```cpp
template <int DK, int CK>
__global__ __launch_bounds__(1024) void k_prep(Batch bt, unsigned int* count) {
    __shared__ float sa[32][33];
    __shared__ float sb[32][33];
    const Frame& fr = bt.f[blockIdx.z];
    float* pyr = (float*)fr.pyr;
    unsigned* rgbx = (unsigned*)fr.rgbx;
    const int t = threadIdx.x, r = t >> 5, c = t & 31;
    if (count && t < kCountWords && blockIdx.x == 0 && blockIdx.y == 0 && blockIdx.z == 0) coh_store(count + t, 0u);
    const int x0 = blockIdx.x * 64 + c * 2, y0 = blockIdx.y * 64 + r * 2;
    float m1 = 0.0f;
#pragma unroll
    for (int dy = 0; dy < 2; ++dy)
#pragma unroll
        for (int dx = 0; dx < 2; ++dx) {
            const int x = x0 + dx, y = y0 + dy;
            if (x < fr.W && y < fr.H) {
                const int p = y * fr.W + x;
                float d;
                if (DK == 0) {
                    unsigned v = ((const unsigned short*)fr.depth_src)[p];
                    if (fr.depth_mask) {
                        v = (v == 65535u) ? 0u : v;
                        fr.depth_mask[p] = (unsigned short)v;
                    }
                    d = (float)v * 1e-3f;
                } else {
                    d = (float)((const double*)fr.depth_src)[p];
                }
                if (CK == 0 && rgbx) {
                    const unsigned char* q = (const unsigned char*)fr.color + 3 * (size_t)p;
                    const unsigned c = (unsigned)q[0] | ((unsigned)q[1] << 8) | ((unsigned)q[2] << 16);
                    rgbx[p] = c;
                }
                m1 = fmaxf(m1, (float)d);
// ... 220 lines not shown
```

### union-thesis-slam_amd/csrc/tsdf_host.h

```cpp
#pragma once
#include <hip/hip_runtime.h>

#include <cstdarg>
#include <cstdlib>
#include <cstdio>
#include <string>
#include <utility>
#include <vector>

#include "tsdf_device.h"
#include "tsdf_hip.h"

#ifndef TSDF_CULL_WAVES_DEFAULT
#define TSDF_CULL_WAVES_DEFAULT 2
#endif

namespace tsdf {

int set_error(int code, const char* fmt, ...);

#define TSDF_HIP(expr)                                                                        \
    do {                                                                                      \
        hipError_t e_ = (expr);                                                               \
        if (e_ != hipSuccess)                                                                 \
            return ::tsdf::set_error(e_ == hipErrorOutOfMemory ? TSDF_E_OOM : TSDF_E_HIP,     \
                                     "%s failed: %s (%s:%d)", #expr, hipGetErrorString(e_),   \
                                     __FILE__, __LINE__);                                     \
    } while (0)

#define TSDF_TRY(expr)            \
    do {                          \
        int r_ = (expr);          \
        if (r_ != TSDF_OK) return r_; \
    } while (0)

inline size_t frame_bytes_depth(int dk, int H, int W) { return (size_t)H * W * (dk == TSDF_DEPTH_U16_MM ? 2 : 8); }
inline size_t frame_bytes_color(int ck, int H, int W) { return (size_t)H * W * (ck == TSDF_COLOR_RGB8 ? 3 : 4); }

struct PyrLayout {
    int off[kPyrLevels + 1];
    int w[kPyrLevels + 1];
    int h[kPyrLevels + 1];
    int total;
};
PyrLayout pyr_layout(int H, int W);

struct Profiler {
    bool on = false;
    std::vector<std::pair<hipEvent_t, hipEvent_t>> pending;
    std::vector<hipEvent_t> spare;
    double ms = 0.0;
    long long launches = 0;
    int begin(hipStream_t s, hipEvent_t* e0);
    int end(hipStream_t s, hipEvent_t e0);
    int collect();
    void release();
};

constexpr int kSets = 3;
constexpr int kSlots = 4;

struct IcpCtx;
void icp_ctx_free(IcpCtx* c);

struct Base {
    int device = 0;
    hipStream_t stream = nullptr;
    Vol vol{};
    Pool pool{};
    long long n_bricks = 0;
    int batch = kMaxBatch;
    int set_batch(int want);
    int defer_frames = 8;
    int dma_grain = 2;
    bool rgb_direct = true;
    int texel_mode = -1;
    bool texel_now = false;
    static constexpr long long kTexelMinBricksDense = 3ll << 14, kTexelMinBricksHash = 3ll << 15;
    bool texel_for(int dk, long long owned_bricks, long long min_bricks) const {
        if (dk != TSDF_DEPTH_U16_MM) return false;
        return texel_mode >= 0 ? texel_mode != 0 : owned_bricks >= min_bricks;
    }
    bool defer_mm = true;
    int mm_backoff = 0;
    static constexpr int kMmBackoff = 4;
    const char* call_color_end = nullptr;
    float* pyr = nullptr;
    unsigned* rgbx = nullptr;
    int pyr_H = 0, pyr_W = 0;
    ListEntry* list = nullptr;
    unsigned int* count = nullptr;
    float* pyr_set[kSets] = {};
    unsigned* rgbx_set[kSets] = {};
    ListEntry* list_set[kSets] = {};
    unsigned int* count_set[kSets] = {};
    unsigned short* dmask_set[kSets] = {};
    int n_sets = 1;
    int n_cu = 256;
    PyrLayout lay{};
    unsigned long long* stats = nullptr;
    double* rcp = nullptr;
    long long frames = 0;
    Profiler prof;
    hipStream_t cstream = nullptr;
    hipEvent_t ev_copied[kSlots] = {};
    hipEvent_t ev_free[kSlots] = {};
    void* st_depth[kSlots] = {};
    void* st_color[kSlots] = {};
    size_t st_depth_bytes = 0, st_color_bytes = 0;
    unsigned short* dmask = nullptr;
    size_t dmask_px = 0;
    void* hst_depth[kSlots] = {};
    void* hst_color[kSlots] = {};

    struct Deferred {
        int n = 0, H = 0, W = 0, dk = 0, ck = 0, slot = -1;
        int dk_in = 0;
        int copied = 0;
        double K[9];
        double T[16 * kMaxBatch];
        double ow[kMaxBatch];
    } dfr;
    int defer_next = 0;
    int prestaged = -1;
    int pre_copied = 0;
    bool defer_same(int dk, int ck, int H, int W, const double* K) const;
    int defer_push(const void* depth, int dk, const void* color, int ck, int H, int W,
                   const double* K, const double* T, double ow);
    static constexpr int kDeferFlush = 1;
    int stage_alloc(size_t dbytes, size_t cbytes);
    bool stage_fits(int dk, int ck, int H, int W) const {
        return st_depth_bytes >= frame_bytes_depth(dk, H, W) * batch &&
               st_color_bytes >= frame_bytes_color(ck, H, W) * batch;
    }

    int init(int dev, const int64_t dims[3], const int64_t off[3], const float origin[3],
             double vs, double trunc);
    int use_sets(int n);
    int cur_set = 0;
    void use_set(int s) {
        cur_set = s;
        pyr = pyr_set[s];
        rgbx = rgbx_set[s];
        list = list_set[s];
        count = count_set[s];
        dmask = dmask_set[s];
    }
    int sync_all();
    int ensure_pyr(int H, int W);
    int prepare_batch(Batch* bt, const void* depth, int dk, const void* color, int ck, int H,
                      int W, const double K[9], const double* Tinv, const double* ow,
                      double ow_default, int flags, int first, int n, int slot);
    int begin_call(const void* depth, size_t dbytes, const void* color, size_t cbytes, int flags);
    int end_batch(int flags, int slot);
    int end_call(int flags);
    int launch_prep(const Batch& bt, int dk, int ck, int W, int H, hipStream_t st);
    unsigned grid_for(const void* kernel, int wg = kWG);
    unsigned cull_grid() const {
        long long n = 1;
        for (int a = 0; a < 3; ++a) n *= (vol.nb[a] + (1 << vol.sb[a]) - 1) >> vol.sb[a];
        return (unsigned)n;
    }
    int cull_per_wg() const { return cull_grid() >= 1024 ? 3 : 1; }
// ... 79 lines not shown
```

# # # # # # #

Find the word "define" in the data and show each line that holds it.

#define TSDF_CULL_WAVES_DEFAULT 2
#define TSDF_HIP(expr)                                                                        \
#define TSDF_TRY(expr)            \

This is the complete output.